= Hyfaidd ap Bleddri =

King of Dyfed (c. 830–c. 892)

Hyfaidd ap Bleddri (Hyfaidd son of Bleddri) (c. 830 – c. 892) was a king of Dyfed.

The Triad 68 - "Three Kings who Sprang from Villeins" - in the Red Book of Hergest (which dates from the fourteenth century), lists Hyfaidd among their number, meaning that his father Bleddri or Bledrig was considered to have been a serf rather than a member of Dyfed's old royal family claiming descent from Aed Brosc. Hyfaidd's mother was supposed to be Tangwystl, a daughter of the earlier King Owain ap Maredudd.

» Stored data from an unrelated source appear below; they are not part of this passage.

@@ -243,10 +251,11 @@
 void launch_asm(machip_problem* p, const PanSpec& S) {
     const PatternView P = p->pattern();
     const unsigned int* xb32 = reinterpret_cast<const unsigned int*>(p->xb);
-    k_asm_count<G><<<p->asm_grid, kBlock, 0, p->stream>>>(P, xb32, p->asm_rpb, p->cnt, p->blk_sum, p->d_hint);
-    const size_t lds = sizeof(int) * ((size_t)p->asm_rpb + 1);
-    k_asm_fill<G><<<p->asm_grid, kBlock, lds, p->stream>>>(P, xb32, p->x, p->asm_rpb, p->cnt, p->blk_sum,
-                                                           p->rowptr, p->col, p->val, p->d_hdbl, S);
+    k_asm_count<<<p->mark_grid, kBlock, 0, p->stream>>>(P.pk, (int)p->P, xb32, p->mark_lg, p->mark_words, p->sb, p->sbp, p->blk_sum, p->d_hint);
+    MarkView M;
+    M.lg = p->mark_lg; M.nblk = p->mark_grid; M.sb = p->sb; M.sbp = p->sbp; M.blk_sum = p->blk_sum;
+    k_asm_fill<G><<<p->asm_grid, kBlock, 0, p->stream>>>(P, p->x, p->asm_rpb, M, p->rowptr, p->col, p->val,
+                                                         p->d_hdbl, p->d_hint + 2 * kAsmGrid, S);
 }
 
 int assemble(machip_problem* p) {
@@ -271,10 +280,12 @@
     long nnz = 0, supp = 0;
     int maxlen = 0;
     double ln = 0.0;
+    for (int b = 0; b < p->mark_grid; ++b) { nnz += p->h_int[b]; supp += p->h_int[kAsmGrid + b]; }
     for (int b = 0; b < gb; ++b) {
-        nnz += p->h_int[b]; supp += p->h_int[kAsmGrid + b]; maxlen = std::max(maxlen, p->h_int[2 * kAsmGrid + b]);
+        maxlen = std::max(maxlen, p->h_int[2 * kAsmGrid + b]);
         ln = std::max(ln, p->h_dbl[b]);
     }
+    nnz += p->n;
     p->nnz = nnz; p->support = supp / 2; p->lnorm = ln; p->maxlen = maxlen;
     p->assembled = true;
     return MACHIP_OK;
@@ -509,7 +520,7 @@
         HIP_TRY(hipMemsetAsync(p->g, 0, sizeof(double) * mp, p->stream));
         HIP_TRY(hipStreamSynchronize(p->stream));
         const size_t cap = (size_t)p->P + (size_t)n + 8;
-        ST_TRY(dev_alloc(&p->cnt, (size_t)n + 1)); ST_TRY(dev_alloc(&p->blk_sum, 3 * kAsmGrid));
+        ST_TRY(dev_alloc(&p->sb, (size_t)p->mark_words)); ST_TRY(dev_alloc(&p->sbp, (size_t)p->mark_words)); ST_TRY(dev_alloc(&p->blk_sum, 3 * kAsmGrid));
         ST_TRY(dev_alloc(&p->rowptr, (size_t)n + 1)); ST_TRY(dev_alloc(&p->col, cap)); ST_TRY(dev_alloc(&p->val, cap));
         ST_TRY(dev_alloc(&p->blk_lnorm, kAsmGrid));
         ST_TRY(dev_alloc(&p->xb, (size_t)m / 64 + 2)); ST_TRY(dev_alloc(&p->xb_next, (size_t)m / 64 + 2));
@@ -553,8 +564,8 @@
         p->ipcg.reset();
     }
     p->sol.destroy();
-    void* ptrs[] = {p->prow, p->pcol, p->pk, p->pw, p->ci, p->cj, p->cw, p->x, p->x_next, p->g, p->s, p->scratch_m, p->cnt,
-                    p->blk_sum, p->rowptr, p->col, p->val, p->blk_lnorm, p->xb, p->xb_next, p->hist, p->sel, p->part_fw};
+    void* ptrs[] = {p->prow, p->pcol, p->pk, p->pw, p->ci, p->cj, p->cw, p->x, p->x_next, p->g, p->s, p->scratch_m, p->sb,
+                    p->sbp, p->blk_sum, p->rowptr, p->col, p->val, p->blk_lnorm, p->xb, p->xb_next, p->hist, p->sel, p->part_fw};
     for (void* q : ptrs) if (q) (void)hipFree(q);
     for (hipEvent_t e : {p->ev_g0, p->ev_g1, p->ev_g2}) if (e) (void)hipEventDestroy(e);
     if (p->h_int) (void)hipHostFree(p->h_int);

T. Charles-Edwards argues that Hyfaidd was responsible for consolidating the lands that would later become Deheubarth, annexing Ystrad Tywi and possibly Ceredigion into Dyfed before his death in around 892. Hyfaidd was said to have oppressed the clerics of Meneva (modern St. David's) and exiled Bishop Nobis, earning him the enmity of Nobis's kinsman, the historian Asser, Bishop of Sherborne.

Although later Welsh histories made Hywel Dda's inheritance of Dyfed a peaceful affair brought about by his marriage to Hyfaidd's granddaughter Elen (d. 929) and the extinction of Hyfaidd's male line, Asser's more contemporary Life of King Alfred reports that Dyfed or Brycheiniog both fell under sustained attack from Hywel's uncle Anarawd and father Cadell. The expansionist policies of the sons of Rhodri Mawr meant that Kings Hyfaidd and Elise ap Tewdur of Brycheiniog both submitted to King Alfred of Wessex's overlordship in exchange for his protection.

Hyfaidd's sons Llywarch and Rhodri reigned after him, but were both dead by 905, both likely due to warfare. Rhodri ap Hyfaidd was killed by beheading in Arwystli. The kingdom of Dyfed was soon lost to Cadell's son Hywel who consolidated his realms as Deheubarth.